The Prime Minister drew out an oversized red gingham handkerchief and mopped his brow with it.
‘What do you suggest, then?’ he asked in the voice of one lost.
‘I suggest,’ said Mr Cameron Bell, ‘that we formulate plans here and now to destroy the Martian strike force.’
‘And how would we do that?’ asked the Prime Minister. ‘We did not even know of the existence of Martians until an hour ago.’

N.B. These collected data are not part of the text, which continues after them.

#include "ik_chol.cuh"
#include "ik_chol_sched.h"
#include "ik_jtj_tc.cuh"
#include "ik_ptx.cuh"
#include "ik_device.cuh"
#include "ik_jacobi.cuh"

namespace mb2 {

__device__ __forceinline__ double warpSum(double v) {
  for (int o = 16; o > 0; o >>= 1) v += __shfl_xor_sync(0xffffffffu, v, o);
  return v;
}

size_t sweepSmemPerInstance(const FunctionTables& T, int warpsPerInstance) {
  const size_t nPad = (T.numParams + 3) & ~3;
  const size_t jp = warpsPerInstance > 1 ? size_t((T.numJoints * kParametersPerJoint + 1) & ~1) : 0;
  return sizeof(float) * (nPad + jp + size_t((T.numJoints * kJointStateStride + 1) & ~1) + size_t((T.recStride + 1) & ~1) + 4 + 2 * size_t(warpsPerInstance));
}
// ... 1874 lines not shown
  const bool prof = (a.profile & 1) != 0;
  cudaError_t e;
  if (wide) e = prof ? cudaFuncSetAttribute(choleskyScheduledKernel<512, true>, cudaFuncAttributeMaxDynamicSharedMemorySize, int(smem))
                     : cudaFuncSetAttribute(choleskyScheduledKernel<512, false>, cudaFuncAttributeMaxDynamicSharedMemorySize, int(smem));
  else e = prof ? cudaFuncSetAttribute(choleskyScheduledKernel<256, true>, cudaFuncAttributeMaxDynamicSharedMemorySize, int(smem))
                : cudaFuncSetAttribute(choleskyScheduledKernel<256, false>, cudaFuncAttributeMaxDynamicSharedMemorySize, int(smem));
  if (e != cudaSuccess) return e;
  if (a.tilesIn == nullptr && (a.g == nullptr || a.ldG != cholGradientLd(a.ns))) return cudaErrorInvalidValue;
  if ((a.ldH & 3) != 0 || (a.hStride & 3) != 0 || (a.tilesStride & 3) != 0) return cudaErrorInvalidValue;
  CUtensorMap hmap;
  const bool fromGram = a.tilesIn != nullptr;
  const uint64_t dims[3] = {uint64_t(fromGram ? 256 : a.ldH), uint64_t(fromGram ? sched.numTiles : a.ns + 1), uint64_t(a.batch)};
  const uint64_t strides[2] = {uint64_t(fromGram ? 256 : a.ldH) * sizeof(float), uint64_t(fromGram ? a.tilesStride : a.hStride) * sizeof(float)};
  const uint32_t box[3] = {16u, 16u, 1u};
  e = makeTensorMap3d(&hmap, fromGram ? a.tilesIn : a.H, dims, strides, box, 64);
  if (e != cudaSuccess) return e;
  if (wide && prof) choleskyScheduledKernel<512, true><<<a.batch, 512, smem, stream>>>(hmap, a, sched);
  else if (wide) choleskyScheduledKernel<512, false><<<a.batch, 512, smem, stream>>>(hmap, a, sched);
  else if (prof) choleskyScheduledKernel<256, true><<<a.batch, 256, smem, stream>>>(hmap, a, sched);
  else choleskyScheduledKernel<256, false><<<a.batch, 256, smem, stream>>>(hmap, a, sched);
  return cudaGetLastError();
}

__device__ int acquireParkSlot(uint32_t* words, int numWords, int start) {
  for (int w = start % numWords;; w = (w + 1 == numWords) ? 0 : w + 1) {
    uint32_t freeBits = ~__ldcg(words + w);
    while (freeBits != 0u) {
      const int bit = __ffs(freeBits) - 1;
      if ((atomicOr(words + w, 1u << bit) & (1u << bit)) == 0u) return 32 * w + bit;
      freeBits &= freeBits - 1u;
    }
  }
}

template <bool kProfile, class Tables>
__global__ void __launch_bounds__(kGramThreads, 4) gramCholeskyKernel(const GramCholArgs a, const CholSchedDev S, const __grid_constant__ Tables P) {
  extern __shared__ __align__(16) float gcSmem[];
  const GramArgs& g = a.g;
  const CholArgs& c = a.c;
  const int b = blockIdx.x;
  if (c.active[b] == 0) return;
  const int n = c.ns, tid = threadIdx.x;
  const int warp = tid >> 5, lane = tid & 31, hw = tid >> 4, hl = tid & 15;
  constexpr int kWarps = kGramThreads / 32;
  float* U = gcSmem + (((128u - (smemAddr(gcSmem) & 127u)) & 127u) >> 2);
  const size_t tileFloats = size_t(S.numTiles) * 256, sweepFloats = g.stripStride + 64;
  const size_t uni = ((tileFloats > sweepFloats ? tileFloats : sweepFloats) + 3) & ~size_t(3);
  float* strips = U;
  float* resid = U + g.residOff;
  float* tiles = U;
  float* y = U + uni;
  float* gsub = y + S.nPad;
  int* flags = reinterpret_cast<int*>(gsub + ((n + 3) & ~3));
  unsigned long long* bar = reinterpret_cast<unsigned long long*>(flags + 4);
  const uint16_t* tab = P.tab;
  const GramCholLayout& L = P.L;
  long long pc[8] = {0, 0, 0, 0, 0, 0, 0, 0}, pt = 0;
  if constexpr (kProfile) pt = clock64();
#define MB2_GC(k) if constexpr (kProfile) { const long long now = clock64(); pc[k] += now - pt; pt = now; }
  const uint32_t barAddr = smemAddr(bar);
  const uint32_t stripBytes = uint32_t(g.stripStride) * 4u;
  if (tid == 0) {
    flags[0] = 0;
    mbarInit(barAddr, 1);
    fenceBarrierInit();
    mbarExpectTx(barAddr, stripBytes);
    const char* src = reinterpret_cast<const char*>(g.strips + size_t(b) * g.stripStride);
    for (uint32_t off = 0; off < stripBytes; off += 16384u) bulkLoad(smemAddr(strips) + off, src + off, stripBytes - off < 16384u ? stripBytes - off : 16384u, barAddr);
    flags[1] = a.parkTiles > 0 ? acquireParkSlot(a.parkSlots, a.parkSlotWords, b) : 0;
  }
  if (tid >= 64 && tid < 128) strips[g.stripStride + (tid - 64)] = 0.f;
  __syncthreads();
  mbarWaitRelaxed(barAddr, 0);
  MB2_GC(0)
  float* park = a.park + size_t(flags[1]) * size_t(a.parkTiles) * 256 + 4 * lane;
  const int rounds = g.numOrder / kWarps;
  auto tileInfoOf = [](int packed) { return (packed & 0x7FFF) | ((packed >> 15) << 16); };
  for (int r = 0; r < rounds; ++r) {
    const int4 rec = tableRecord4(tab + L.gram + 4 * (r * kWarps + warp));
    if (rec.x == 0xFFFF) continue;
    float acc[2][4];
#pragma unroll
    for (int i = 0; i < 2; ++i)
#pragma unroll
      for (int j = 0; j < 4; ++j) acc[i][j] = 0.f;
    gramTileAccumulate(strips, tab + L.quad, rec.z, rec.w, lane, acc);
    if (rec.x >= a.parkTiles) gramTileStore(tiles + size_t(rec.x) * 256, acc, tileInfoOf(rec.y), g.regularization, lane);
    else {
      __stcg(reinterpret_cast<float4*>(park + size_t(rec.x) * 256), make_float4(acc[0][0], acc[0][1], acc[0][2], acc[0][3]));
      __stcg(reinterpret_cast<float4*>(park + size_t(rec.x) * 256 + 128), make_float4(acc[1][0], acc[1][1], acc[1][2], acc[1][3]));
    }
  }
  for (int K = hw; K < S.numTileCols; K += kGramThreads / 16)
    y[16 * K + hl] = gramVectorEntry(strips, resid, tab + L.colEnt, int(tab[L.col + K]), int(tab[L.col + K + 1]), hl);
  __syncthreads();
  MB2_GC(1)
  for (int r = 0; r < rounds; ++r) {
    const int4 rec = tableRecord4(tab + L.gram + 4 * (r * kWarps + warp));
    if (rec.x == 0xFFFF || rec.x >= a.parkTiles) continue;
    const float4 v0 = __ldcg(reinterpret_cast<const float4*>(park + size_t(rec.x) * 256));
    const float4 v1 = __ldcg(reinterpret_cast<const float4*>(park + size_t(rec.x) * 256 + 128));
    const float acc[2][4] = {{v0.x, v0.y, v0.z, v0.w}, {v1.x, v1.y, v1.z, v1.w}};
    gramTileStore(tiles + size_t(rec.x) * 256, acc, tileInfoOf(rec.y), g.regularization, lane);
  }
  for (int s2 = tid; s2 < S.nPad; s2 += kGramThreads) {
    const int p = S.perm[s2];
    if (p >= 0) gsub[p] = y[s2];
  }
  __syncthreads();
  if (tid == 0 && a.parkTiles > 0) atomicAnd(a.parkSlots + (flags[1] >> 5), ~(1u << (flags[1] & 31)));
  MB2_GC(2)
  for (int Lv = 0; Lv < S.numLevels; ++Lv) {
    const int4 l0 = tableRecord4(tab + L.level + 4 * Lv), l1 = tableRecord4(tab + L.level + 4 * (Lv + 1));
    for (int ci = l0.x + warp; ci < l1.x; ci += kWarps) {
      const int4 d = tableRecord4(tab + L.diag + 4 * ci);
      cholDiagTile(tiles + size_t(d.y) * 256, y + 16 * d.x, lane, c.regularization, flags);
    }
    __syncthreads();
    MB2_GC(3)
    for (int pi = l0.y + warp; pi < l1.y; pi += kWarps) {
      const int2 pe = tableRecord2(tab + L.panel + 2 * pi);
      float* ptile = tiles + size_t(pe.x) * 256;
      float x[2][4];
      cholPanelProduct(ptile, tiles + size_t(pe.y) * 256, lane, x);
      cholPanelStore(ptile, lane, x);
    }
    __syncthreads();
    MB2_GC(4)
    for (int oi = l0.z + warp; oi < l1.z; oi += kWarps) {
      const int4 o = tableRecord4(tab + L.order + 4 * oi);
      if (o.x != 0xFFFF) cholUpdateTile(tiles, tab + L.pair, tab + L.pair + 1, 2, o.y, o.z, o.x, lane);
    }
    for (int vi = l0.w + hw; vi < l1.w; vi += kGramThreads / 16) {
// ... 8 lines not shown
    for (int ci = c0 + warp; ci < c1; ci += kWarps) {
      const int4 d = tableRecord4(tab + L.diag + 4 * ci);
      cholBackwardPanels(tiles, y, tab + L.colPanel, tab + L.colPanel + 1, 2, d.z, d.w, d.x, d.y, lane);
    }
    __syncthreads();
  }
  MB2_GC(6)
  cholFinish(c, b, n, y, gsub, flags[0] != 0, S.pos);
  MB2_GC(7)
  if constexpr (kProfile) {
    if (b == int(gridDim.x >> 1) && tid == 0 && a.phaseCycles != nullptr)
      for (int k = 0; k < 8; ++k) a.phaseCycles[k] += (unsigned long long)pc[k];
  }
#undef MB2_GC
}

template <bool kProfile, class Tables>
static cudaError_t prepareGramCholesky(size_t smem) {
  cudaError_t e = cudaFuncSetAttribute(gramCholeskyKernel<kProfile, Tables>, cudaFuncAttributeMaxDynamicSharedMemorySize, int(smem));
  if (e != cudaSuccess) return e;
  return cudaFuncSetAttribute(gramCholeskyKernel<kProfile, Tables>, cudaFuncAttributePreferredSharedMemoryCarveout, int(cudaSharedmemCarveoutMaxShared));
}

int gramCholeskyParkSlots(const GramCholArgs& a, const CholSchedDev& sched, bool paramTables) {
  const size_t smem = gramCholeskySmemBytes(a.g.stripStride, a.c.ns, sched.nPad, sched.numTiles);
  cudaError_t e = paramTables ? prepareGramCholesky<false, GramCholParamTables>(smem) : prepareGramCholesky<false, GramCholGlobalTables>(smem);
  int perSm = 0;
  if (e == cudaSuccess)
    e = paramTables ? cudaOccupancyMaxActiveBlocksPerMultiprocessor(&perSm, gramCholeskyKernel<false, GramCholParamTables>, kGramThreads, smem)
                    : cudaOccupancyMaxActiveBlocksPerMultiprocessor(&perSm, gramCholeskyKernel<false, GramCholGlobalTables>, kGramThreads, smem);
  if (e != cudaSuccess || perSm < 1) return -1;
  return (g_numSms * perSm + 31) / 32 * 32;
}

‘The colonel did,’ said Cameron Bell.
‘Did I?’ asked the colonel.
‘Now, do not be so modest,’ said my friend. ‘Only last night, after your highly successful book signing, you told me that you feared such an eventuality as this and that you had gleaned secret information about the Martian invasion and the man behind it all.’
The colonel's mouth opened and shut, but no words came from it.
‘Such a modest gentleman,’ said Mr Bell to Mr Gladstone. ‘He has been working undercover for months to track down the evil villain behind this attack. A beast in human form who leads these Martian foes. A man by the name of Arthur Knapton.’
‘Is this true?’ asked the PM of the colonel.
The colonel shrugged, then nodded his head. ‘I suppose it is,’ said he.
‘Then if you know so much, tell us what is to be done.’
The colonel's mouth opened once more, then shut, then opened, then shut. Mr Bell gave him a certain look.
‘Aha,’ said the colonel, ‘I see.’
‘You do?’ asked the Prime Minister. ‘Go on.’
‘I have confided all to my aide, Mr Cameron Bell,’ said Colonel James Richardson-Brown. ‘He will brief you on the details, won't you, Mr Bell?’
‘If you insist,’ said Cameron Bell. ‘But these are your ideas.’
‘Please go ahead,’ said the colonel, and he took himself off to the table's end to engage in a rather heated, if lower-toned, conversation with Miss Defy.
‘So,’ said Mr Gladstone. ‘Say your piece, Mr Bell.’
‘The colonel's piece,’ said my friend.
‘I do not care whose it is, just say it!’
Mr Bell smiled and began.
‘We are going to need some dynamite,’ he said.